[Prompt]
If a line of the data contains the word "cudaSuccess", it is counted; report how many such lines there are and nothing else.

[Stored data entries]
--*--

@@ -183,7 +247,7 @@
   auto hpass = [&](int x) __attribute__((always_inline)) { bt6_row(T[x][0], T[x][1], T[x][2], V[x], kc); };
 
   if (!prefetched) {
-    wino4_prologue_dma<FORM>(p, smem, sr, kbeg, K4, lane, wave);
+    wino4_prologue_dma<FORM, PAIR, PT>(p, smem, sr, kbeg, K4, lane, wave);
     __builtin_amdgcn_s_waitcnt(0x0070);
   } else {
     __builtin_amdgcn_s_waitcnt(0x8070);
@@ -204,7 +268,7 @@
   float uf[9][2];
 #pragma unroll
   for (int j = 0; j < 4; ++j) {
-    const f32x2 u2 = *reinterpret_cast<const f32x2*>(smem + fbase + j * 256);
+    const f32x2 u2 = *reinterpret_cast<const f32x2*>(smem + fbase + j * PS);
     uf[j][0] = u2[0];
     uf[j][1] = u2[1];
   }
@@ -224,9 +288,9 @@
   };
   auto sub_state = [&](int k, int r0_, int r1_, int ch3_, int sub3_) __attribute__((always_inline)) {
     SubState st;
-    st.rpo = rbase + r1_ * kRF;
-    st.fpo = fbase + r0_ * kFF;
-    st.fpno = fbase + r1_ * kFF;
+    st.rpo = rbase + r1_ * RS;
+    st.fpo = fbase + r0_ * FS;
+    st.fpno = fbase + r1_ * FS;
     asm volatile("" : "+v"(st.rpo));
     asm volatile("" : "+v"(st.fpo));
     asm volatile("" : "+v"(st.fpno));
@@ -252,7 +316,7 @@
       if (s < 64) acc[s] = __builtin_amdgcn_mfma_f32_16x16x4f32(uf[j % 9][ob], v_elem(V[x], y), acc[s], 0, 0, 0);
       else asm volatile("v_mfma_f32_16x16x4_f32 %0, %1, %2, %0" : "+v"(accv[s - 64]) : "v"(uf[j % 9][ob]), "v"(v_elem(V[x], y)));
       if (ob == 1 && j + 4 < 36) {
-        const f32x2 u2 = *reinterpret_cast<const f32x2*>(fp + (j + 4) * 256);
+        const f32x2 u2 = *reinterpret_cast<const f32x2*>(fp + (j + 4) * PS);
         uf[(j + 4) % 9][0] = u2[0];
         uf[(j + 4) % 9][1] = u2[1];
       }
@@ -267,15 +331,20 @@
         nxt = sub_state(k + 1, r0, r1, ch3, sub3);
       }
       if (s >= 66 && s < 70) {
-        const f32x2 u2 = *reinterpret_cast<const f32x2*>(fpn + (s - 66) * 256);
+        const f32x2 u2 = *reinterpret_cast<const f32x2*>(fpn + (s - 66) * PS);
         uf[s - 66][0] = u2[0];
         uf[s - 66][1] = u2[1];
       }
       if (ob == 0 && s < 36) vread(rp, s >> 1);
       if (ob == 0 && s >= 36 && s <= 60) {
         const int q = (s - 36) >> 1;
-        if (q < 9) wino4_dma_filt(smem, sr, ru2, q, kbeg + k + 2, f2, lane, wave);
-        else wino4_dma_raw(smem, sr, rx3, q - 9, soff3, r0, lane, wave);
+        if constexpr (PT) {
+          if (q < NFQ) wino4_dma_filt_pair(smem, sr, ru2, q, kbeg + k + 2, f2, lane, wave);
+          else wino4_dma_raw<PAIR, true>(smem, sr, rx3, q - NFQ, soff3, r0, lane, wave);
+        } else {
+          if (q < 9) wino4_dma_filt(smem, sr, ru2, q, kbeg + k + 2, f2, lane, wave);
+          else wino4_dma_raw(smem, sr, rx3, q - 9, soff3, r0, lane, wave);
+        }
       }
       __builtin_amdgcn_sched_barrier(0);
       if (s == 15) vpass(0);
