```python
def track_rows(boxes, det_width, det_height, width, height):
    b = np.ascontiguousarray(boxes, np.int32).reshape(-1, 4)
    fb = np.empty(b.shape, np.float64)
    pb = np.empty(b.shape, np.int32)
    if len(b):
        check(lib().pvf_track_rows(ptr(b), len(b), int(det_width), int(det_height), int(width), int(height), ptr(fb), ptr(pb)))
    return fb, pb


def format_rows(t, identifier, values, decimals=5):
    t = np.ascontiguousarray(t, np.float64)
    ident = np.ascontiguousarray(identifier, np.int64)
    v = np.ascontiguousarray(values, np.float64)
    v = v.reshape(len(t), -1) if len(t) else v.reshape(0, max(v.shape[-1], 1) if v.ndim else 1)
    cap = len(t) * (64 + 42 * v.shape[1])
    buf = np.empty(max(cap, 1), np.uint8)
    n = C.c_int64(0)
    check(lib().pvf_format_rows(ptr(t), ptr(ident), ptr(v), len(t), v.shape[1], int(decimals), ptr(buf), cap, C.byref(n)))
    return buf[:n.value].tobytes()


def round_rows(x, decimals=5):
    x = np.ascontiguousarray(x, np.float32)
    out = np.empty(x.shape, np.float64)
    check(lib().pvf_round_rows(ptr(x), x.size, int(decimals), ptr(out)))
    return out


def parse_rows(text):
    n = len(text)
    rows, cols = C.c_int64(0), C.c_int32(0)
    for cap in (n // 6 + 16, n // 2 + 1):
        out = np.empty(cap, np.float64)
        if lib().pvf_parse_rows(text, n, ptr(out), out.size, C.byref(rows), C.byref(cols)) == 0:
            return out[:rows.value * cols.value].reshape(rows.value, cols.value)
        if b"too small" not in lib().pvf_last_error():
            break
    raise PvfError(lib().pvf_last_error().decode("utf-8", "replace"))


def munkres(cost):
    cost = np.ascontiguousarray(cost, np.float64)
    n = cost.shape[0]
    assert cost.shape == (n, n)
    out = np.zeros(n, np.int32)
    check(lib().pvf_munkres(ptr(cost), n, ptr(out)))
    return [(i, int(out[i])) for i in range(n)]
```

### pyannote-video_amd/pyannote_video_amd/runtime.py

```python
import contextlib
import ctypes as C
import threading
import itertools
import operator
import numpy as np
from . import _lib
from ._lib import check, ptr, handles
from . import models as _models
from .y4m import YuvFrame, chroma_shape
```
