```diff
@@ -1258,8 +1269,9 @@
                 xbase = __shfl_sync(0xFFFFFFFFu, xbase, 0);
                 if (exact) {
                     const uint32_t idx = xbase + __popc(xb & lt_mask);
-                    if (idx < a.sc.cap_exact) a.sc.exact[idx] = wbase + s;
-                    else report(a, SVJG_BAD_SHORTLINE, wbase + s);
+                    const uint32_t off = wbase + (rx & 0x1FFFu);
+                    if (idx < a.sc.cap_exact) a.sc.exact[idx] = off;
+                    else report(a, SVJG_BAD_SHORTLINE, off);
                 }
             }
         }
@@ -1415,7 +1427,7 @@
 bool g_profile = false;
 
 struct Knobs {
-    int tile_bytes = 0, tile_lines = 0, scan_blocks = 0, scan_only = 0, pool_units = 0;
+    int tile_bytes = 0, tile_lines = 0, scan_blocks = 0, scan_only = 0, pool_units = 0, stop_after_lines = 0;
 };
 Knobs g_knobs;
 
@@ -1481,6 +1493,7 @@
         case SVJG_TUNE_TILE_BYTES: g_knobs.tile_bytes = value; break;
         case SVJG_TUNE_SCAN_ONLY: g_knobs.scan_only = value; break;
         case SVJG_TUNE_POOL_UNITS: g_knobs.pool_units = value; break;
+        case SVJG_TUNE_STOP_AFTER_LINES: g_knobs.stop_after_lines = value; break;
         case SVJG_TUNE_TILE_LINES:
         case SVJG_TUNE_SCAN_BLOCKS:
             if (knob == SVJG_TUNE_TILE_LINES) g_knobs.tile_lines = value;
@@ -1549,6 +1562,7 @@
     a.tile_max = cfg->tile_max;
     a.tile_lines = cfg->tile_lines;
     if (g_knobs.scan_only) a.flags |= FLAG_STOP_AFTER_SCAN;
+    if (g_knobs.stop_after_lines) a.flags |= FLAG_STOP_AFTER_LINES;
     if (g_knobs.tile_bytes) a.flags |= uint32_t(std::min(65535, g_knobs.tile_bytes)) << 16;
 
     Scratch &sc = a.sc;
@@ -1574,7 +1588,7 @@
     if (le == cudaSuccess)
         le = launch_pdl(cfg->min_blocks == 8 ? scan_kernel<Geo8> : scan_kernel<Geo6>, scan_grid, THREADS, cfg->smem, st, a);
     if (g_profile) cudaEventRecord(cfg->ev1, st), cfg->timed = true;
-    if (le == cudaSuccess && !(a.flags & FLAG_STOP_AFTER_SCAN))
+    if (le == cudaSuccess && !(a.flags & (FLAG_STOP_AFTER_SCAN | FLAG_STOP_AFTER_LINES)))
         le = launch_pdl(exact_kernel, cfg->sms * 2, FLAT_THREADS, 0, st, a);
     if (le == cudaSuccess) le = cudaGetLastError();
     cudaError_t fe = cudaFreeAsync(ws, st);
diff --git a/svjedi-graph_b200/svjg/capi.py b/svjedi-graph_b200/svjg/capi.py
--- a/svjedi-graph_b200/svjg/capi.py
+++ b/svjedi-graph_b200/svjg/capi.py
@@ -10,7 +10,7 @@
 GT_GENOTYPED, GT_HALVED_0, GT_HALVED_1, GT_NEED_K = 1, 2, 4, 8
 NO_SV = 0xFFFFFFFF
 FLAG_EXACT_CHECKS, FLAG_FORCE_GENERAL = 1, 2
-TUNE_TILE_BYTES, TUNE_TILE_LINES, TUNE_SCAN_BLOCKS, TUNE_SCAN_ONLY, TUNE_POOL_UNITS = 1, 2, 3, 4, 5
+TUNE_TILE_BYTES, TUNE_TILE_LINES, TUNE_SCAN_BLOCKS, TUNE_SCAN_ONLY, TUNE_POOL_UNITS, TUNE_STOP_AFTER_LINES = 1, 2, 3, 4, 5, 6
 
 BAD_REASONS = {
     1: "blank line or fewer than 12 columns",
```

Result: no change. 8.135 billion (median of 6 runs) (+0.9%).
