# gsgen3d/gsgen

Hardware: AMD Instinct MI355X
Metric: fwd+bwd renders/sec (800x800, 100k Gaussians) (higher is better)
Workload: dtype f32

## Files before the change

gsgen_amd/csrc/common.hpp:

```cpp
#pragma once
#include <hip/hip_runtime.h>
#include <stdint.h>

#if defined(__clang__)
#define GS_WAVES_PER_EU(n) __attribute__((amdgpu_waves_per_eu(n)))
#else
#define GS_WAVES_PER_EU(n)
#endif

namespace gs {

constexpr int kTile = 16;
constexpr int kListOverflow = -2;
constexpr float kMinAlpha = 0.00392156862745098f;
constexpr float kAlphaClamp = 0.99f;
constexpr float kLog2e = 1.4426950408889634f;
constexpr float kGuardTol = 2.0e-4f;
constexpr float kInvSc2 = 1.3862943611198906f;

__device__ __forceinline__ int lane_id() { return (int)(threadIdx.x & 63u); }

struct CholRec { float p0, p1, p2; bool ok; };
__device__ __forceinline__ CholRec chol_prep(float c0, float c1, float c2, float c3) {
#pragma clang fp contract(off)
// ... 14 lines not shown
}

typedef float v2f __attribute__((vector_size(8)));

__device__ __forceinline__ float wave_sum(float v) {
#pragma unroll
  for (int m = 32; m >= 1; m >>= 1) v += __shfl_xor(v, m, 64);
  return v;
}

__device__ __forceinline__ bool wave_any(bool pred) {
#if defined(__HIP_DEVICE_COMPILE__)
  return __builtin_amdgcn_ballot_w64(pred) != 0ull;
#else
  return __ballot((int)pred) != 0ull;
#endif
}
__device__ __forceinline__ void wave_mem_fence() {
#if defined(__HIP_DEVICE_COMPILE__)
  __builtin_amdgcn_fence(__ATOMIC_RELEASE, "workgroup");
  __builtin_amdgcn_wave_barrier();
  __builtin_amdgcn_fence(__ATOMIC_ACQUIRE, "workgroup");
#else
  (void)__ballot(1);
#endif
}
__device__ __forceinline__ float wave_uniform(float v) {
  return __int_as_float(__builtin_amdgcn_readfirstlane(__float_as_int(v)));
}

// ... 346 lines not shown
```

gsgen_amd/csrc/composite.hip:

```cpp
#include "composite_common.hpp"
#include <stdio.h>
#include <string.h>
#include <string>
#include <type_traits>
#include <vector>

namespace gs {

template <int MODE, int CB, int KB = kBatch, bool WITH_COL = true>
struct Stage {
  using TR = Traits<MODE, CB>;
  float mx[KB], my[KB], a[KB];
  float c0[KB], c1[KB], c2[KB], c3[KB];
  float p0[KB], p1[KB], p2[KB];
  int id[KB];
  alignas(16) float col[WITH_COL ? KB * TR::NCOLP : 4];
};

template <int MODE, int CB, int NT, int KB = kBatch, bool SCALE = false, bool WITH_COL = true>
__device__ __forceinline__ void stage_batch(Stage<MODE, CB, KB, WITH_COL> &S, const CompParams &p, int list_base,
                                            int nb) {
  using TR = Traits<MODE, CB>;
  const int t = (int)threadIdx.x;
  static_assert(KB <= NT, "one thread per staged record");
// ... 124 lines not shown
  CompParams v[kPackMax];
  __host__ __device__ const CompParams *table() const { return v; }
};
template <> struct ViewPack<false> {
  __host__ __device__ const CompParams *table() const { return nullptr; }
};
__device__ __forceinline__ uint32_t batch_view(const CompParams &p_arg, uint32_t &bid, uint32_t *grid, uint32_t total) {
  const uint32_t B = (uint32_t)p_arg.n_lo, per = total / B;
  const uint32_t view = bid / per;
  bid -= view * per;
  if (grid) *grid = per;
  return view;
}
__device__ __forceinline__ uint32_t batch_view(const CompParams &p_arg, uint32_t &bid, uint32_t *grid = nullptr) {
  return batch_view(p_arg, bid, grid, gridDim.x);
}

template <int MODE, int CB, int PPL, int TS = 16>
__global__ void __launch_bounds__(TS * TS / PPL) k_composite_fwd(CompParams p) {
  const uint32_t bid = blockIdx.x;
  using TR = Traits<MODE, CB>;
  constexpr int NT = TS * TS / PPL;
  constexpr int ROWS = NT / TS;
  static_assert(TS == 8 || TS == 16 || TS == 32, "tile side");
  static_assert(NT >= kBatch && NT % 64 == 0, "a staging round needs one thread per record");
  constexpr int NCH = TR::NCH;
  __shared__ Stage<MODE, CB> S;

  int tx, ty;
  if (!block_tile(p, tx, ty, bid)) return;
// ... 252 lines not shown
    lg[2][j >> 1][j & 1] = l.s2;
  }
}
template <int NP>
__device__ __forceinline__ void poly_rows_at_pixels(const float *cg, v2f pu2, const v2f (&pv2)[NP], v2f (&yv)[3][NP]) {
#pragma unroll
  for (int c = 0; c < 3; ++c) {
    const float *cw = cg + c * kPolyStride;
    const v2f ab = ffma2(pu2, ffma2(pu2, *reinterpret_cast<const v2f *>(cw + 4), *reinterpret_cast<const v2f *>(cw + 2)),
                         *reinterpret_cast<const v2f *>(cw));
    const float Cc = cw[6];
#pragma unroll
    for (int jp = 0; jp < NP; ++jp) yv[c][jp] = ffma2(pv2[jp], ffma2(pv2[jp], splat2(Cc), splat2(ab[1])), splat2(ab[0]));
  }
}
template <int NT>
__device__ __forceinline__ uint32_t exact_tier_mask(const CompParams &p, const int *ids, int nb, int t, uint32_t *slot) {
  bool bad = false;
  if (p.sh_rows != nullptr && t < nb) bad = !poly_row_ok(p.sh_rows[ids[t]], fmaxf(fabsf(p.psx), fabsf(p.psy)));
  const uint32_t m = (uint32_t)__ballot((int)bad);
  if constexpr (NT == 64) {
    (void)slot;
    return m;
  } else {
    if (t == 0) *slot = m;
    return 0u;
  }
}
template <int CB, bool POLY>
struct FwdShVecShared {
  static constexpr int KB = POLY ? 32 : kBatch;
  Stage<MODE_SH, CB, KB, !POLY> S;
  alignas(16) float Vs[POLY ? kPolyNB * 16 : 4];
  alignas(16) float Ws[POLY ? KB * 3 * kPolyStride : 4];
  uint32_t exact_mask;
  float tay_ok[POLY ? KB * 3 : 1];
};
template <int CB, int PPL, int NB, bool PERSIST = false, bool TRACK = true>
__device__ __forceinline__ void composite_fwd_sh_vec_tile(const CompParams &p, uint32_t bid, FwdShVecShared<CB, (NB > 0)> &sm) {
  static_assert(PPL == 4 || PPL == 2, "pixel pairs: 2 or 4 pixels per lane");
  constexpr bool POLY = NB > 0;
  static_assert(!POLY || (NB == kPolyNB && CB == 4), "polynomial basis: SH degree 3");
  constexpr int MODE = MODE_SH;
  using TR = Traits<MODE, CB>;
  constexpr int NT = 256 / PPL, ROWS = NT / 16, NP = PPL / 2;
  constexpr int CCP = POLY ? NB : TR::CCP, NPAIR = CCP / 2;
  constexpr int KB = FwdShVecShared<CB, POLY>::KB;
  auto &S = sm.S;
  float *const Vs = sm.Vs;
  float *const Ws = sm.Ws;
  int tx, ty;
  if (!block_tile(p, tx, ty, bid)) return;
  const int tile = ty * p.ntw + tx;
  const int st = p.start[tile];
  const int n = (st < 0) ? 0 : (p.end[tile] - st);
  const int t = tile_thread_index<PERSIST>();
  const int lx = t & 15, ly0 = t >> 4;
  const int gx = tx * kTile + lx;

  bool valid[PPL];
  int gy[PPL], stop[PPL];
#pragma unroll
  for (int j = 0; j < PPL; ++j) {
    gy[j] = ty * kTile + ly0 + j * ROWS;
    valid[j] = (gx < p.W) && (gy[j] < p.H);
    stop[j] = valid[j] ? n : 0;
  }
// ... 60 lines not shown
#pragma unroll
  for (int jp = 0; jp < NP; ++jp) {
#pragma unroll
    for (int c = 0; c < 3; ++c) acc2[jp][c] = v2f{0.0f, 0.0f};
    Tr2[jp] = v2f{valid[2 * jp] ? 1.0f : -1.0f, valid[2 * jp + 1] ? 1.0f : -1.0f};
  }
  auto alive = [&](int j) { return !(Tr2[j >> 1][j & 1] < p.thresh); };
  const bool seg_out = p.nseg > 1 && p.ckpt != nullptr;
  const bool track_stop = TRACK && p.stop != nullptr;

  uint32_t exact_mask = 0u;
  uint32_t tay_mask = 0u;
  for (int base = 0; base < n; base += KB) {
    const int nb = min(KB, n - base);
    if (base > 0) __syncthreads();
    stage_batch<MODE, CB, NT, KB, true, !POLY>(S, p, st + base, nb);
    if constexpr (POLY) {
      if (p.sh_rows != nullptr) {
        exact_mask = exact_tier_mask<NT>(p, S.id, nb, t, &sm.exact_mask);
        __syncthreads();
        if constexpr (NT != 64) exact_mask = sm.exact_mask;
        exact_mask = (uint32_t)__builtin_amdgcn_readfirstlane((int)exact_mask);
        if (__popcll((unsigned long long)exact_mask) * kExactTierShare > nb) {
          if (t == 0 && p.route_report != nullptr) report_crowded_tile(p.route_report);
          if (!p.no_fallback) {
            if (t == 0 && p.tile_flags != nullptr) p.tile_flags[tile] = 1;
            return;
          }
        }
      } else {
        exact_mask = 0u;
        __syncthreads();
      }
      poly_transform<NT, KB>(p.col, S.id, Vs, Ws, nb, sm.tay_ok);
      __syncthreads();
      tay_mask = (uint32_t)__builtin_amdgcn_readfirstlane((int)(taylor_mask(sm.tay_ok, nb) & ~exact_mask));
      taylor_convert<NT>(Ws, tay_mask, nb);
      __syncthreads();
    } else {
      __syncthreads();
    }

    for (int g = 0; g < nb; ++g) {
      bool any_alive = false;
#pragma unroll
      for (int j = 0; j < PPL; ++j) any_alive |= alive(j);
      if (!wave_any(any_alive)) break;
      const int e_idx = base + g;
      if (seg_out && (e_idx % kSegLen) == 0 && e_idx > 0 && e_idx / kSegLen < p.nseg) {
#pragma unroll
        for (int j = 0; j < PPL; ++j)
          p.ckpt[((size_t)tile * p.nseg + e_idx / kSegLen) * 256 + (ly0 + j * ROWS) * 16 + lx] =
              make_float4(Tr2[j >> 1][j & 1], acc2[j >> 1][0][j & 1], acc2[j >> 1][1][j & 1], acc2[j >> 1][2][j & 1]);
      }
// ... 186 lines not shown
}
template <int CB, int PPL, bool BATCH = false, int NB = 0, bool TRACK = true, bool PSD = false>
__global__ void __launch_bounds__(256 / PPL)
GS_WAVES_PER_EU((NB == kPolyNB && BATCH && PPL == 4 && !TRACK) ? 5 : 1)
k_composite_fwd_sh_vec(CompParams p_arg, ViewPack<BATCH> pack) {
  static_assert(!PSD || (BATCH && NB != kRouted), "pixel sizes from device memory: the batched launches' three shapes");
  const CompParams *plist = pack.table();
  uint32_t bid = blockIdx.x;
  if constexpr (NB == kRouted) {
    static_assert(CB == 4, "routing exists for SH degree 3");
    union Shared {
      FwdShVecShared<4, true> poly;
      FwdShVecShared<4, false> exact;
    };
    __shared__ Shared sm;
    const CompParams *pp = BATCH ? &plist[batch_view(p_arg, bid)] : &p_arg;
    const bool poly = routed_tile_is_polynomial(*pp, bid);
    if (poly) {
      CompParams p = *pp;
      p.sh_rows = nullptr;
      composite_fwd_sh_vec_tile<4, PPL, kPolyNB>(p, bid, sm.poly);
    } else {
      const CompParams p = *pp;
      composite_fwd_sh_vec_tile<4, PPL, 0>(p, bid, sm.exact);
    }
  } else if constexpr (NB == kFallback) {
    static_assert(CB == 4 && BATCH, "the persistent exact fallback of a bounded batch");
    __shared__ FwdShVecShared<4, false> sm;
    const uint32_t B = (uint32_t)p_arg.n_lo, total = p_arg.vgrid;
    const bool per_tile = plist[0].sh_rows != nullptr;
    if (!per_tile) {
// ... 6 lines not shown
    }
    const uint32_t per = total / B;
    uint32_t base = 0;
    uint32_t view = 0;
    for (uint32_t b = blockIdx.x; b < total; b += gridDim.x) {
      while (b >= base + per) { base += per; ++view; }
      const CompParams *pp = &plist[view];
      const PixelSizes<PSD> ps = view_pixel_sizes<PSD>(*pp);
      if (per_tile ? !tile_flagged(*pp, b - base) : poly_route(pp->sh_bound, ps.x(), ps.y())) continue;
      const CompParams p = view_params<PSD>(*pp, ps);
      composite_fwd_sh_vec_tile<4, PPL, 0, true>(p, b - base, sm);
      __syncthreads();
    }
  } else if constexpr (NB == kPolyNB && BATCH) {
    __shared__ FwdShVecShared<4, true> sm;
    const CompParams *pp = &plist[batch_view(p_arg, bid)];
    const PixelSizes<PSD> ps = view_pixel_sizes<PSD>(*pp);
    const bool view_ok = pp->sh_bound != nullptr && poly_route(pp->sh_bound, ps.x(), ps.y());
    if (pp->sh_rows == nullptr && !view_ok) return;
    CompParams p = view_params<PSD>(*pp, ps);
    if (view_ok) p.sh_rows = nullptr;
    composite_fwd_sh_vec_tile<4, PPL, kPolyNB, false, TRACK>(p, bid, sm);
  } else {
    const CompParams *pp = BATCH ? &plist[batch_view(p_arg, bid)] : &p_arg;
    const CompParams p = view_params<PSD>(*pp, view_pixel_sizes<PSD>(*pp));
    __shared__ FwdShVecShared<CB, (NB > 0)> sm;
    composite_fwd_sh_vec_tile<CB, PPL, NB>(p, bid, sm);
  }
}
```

--*--

[Solution to the exercise]
4